----- The records -----

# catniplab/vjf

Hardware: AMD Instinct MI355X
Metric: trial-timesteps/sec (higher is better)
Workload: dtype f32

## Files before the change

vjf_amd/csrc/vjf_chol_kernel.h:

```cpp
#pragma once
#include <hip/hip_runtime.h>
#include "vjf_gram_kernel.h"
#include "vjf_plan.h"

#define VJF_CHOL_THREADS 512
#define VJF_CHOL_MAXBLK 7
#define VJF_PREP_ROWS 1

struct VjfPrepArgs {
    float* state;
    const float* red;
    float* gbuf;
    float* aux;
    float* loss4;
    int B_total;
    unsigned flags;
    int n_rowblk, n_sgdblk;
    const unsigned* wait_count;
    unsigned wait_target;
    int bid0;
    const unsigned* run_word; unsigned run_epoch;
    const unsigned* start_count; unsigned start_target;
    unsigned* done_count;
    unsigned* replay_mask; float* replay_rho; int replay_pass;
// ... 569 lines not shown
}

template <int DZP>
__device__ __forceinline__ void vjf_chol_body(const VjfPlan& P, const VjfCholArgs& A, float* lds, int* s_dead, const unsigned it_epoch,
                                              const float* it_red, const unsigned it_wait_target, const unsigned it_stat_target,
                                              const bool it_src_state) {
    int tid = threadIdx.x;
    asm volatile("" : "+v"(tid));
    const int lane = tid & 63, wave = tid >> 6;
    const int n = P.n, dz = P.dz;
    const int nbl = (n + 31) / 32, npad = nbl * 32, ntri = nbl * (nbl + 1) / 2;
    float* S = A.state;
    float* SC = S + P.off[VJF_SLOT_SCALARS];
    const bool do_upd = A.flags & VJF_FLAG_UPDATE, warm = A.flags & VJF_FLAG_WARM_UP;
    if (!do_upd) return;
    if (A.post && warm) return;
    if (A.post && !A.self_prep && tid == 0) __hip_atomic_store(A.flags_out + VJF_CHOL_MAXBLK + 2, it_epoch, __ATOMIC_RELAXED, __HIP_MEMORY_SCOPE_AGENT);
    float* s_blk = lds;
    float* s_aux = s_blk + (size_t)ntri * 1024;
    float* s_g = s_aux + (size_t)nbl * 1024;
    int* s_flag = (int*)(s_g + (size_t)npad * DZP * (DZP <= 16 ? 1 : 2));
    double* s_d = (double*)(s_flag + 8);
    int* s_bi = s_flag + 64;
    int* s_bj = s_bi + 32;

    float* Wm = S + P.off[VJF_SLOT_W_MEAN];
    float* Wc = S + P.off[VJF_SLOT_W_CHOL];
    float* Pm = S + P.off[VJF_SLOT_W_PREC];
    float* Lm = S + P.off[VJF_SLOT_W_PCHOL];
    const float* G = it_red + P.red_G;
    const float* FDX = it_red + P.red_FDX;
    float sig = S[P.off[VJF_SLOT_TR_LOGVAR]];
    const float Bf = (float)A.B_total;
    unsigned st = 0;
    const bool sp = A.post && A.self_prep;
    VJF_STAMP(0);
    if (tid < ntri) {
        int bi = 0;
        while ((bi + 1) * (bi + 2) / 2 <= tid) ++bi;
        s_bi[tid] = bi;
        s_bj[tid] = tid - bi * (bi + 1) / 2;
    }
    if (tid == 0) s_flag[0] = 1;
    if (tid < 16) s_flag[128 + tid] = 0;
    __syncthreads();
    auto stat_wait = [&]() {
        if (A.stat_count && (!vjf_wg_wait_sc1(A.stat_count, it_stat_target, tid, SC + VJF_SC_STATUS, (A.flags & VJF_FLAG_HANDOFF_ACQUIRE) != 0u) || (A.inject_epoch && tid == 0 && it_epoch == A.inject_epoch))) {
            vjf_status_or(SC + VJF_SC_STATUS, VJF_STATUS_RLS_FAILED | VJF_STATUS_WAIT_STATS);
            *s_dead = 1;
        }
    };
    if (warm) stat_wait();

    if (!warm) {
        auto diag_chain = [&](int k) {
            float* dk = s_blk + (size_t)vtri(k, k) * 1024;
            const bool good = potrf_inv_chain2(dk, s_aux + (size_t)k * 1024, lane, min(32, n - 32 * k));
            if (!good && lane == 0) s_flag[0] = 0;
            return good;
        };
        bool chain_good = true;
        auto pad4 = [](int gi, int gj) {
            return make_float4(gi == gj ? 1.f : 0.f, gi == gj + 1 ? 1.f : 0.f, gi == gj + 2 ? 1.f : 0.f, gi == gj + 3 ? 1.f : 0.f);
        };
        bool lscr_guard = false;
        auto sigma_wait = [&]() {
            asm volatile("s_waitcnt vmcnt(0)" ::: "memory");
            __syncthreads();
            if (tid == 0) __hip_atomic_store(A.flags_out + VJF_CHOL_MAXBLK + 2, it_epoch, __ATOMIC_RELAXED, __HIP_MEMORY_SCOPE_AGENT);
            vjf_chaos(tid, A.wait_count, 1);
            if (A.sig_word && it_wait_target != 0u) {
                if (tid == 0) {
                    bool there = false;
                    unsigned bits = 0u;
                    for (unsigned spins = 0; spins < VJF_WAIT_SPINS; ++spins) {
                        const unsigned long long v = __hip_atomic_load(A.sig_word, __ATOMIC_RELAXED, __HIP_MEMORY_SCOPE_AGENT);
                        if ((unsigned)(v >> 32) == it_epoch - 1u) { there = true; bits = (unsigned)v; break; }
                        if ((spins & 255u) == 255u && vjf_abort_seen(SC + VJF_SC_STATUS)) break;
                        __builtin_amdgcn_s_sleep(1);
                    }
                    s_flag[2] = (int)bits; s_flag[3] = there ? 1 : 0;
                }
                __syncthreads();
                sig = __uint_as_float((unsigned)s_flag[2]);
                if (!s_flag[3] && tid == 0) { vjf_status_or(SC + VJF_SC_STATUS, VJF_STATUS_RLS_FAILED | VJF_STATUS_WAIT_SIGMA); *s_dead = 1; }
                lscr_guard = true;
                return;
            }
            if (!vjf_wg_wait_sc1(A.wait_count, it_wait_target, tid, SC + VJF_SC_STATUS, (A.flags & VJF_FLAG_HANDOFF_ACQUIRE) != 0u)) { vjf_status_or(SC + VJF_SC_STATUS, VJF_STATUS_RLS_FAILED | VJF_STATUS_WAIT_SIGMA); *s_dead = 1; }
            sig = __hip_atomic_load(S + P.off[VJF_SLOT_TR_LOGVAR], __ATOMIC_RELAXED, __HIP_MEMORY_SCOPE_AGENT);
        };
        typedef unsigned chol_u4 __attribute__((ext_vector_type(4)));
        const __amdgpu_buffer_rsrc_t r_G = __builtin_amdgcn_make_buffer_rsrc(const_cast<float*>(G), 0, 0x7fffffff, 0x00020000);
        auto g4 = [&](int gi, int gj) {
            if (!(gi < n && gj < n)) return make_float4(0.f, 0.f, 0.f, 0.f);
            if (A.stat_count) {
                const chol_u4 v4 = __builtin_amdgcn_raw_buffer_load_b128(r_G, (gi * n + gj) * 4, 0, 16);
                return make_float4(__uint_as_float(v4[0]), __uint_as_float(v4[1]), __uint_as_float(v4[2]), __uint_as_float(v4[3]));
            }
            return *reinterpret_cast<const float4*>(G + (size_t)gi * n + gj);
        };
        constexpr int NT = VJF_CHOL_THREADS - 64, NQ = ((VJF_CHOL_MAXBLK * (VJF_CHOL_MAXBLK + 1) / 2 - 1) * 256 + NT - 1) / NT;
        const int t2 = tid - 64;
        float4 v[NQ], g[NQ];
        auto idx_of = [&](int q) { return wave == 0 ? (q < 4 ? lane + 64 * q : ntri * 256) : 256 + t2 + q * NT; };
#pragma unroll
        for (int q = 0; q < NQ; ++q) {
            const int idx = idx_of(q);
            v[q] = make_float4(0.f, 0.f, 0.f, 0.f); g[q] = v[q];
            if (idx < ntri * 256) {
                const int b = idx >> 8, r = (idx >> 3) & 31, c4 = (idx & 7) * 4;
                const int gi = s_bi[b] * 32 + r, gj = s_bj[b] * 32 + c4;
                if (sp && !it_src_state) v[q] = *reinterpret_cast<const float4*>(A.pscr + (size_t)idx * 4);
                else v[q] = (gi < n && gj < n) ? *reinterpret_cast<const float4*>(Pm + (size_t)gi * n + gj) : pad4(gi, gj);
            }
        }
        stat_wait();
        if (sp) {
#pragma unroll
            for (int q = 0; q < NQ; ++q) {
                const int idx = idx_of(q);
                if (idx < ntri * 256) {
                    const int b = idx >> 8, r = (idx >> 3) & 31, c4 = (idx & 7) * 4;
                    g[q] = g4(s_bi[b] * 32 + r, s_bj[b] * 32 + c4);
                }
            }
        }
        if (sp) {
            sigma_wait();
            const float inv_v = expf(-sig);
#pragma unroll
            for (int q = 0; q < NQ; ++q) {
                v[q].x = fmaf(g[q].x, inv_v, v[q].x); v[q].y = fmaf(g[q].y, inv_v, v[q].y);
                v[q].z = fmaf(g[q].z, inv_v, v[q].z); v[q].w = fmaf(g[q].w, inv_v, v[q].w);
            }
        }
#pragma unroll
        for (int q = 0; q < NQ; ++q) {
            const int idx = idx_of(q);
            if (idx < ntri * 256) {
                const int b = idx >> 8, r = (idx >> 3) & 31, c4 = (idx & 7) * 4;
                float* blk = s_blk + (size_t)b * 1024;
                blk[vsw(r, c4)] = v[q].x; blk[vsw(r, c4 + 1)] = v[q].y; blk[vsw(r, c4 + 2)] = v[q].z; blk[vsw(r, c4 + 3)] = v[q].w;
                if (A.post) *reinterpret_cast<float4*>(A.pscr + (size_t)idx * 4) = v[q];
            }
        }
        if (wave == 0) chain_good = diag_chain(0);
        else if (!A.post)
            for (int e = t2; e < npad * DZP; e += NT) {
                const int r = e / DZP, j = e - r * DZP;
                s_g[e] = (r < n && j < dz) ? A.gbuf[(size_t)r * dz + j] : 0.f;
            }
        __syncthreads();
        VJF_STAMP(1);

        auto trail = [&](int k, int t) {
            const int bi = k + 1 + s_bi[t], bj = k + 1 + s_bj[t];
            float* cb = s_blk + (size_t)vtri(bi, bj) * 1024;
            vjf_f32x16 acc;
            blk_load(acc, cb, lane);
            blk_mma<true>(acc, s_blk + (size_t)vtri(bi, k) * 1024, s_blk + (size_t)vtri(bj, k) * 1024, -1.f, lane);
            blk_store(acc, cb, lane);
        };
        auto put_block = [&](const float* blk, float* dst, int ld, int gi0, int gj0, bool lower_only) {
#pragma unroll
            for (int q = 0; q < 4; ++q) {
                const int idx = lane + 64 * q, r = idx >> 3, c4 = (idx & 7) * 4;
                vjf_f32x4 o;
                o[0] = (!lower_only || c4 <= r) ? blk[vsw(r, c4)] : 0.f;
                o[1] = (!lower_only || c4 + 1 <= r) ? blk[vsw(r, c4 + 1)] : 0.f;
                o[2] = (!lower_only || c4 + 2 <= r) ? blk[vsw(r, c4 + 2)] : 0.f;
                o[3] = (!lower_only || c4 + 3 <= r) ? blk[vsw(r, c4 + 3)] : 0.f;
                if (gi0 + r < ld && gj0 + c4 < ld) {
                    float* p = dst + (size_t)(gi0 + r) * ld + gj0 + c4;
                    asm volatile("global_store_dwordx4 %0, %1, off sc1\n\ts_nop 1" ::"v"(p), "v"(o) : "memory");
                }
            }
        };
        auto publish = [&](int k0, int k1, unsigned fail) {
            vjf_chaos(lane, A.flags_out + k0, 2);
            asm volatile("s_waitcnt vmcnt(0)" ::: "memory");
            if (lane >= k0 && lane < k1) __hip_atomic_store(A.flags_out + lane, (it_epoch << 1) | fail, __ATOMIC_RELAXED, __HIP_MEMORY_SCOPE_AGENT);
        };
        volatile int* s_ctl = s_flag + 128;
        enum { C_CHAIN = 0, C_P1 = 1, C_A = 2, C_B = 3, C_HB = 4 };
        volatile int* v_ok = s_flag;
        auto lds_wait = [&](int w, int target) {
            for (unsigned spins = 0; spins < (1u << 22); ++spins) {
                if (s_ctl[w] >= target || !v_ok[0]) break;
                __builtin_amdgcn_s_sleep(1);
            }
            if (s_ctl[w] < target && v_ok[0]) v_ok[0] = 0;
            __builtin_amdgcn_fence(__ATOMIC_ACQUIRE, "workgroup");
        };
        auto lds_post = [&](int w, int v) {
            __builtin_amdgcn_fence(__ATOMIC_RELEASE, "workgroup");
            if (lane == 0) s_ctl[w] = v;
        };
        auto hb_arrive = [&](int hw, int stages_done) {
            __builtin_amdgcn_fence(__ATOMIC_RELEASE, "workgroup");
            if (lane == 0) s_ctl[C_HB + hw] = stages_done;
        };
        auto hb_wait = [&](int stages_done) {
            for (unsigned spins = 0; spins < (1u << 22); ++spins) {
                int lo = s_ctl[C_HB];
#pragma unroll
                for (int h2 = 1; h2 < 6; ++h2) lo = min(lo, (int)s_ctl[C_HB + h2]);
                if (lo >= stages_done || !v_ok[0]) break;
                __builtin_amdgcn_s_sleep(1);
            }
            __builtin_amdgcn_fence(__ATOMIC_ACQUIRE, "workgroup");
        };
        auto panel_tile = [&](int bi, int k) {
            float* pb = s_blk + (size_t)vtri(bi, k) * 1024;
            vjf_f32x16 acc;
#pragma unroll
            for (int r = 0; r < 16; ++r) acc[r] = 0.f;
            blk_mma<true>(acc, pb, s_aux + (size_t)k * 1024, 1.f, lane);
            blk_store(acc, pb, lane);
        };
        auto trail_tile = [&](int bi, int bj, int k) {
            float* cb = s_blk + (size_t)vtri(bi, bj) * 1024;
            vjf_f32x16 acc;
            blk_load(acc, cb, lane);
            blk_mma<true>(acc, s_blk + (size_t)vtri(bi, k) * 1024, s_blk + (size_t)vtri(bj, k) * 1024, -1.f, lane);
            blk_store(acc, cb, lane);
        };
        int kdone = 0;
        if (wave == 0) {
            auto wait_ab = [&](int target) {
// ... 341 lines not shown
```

-----

Every line in the material above that has the word "ntri" should be copied.

The answer:
    const int nbl = (n + 31) / 32, npad = nbl * 32, ntri = nbl * (nbl + 1) / 2;
    float* s_aux = s_blk + (size_t)ntri * 1024;
    if (tid < ntri) {
        auto idx_of = [&](int q) { return wave == 0 ? (q < 4 ? lane + 64 * q : ntri * 256) : 256 + t2 + q * NT; };
            if (idx < ntri * 256) {
                if (idx < ntri * 256) {
            if (idx < ntri * 256) {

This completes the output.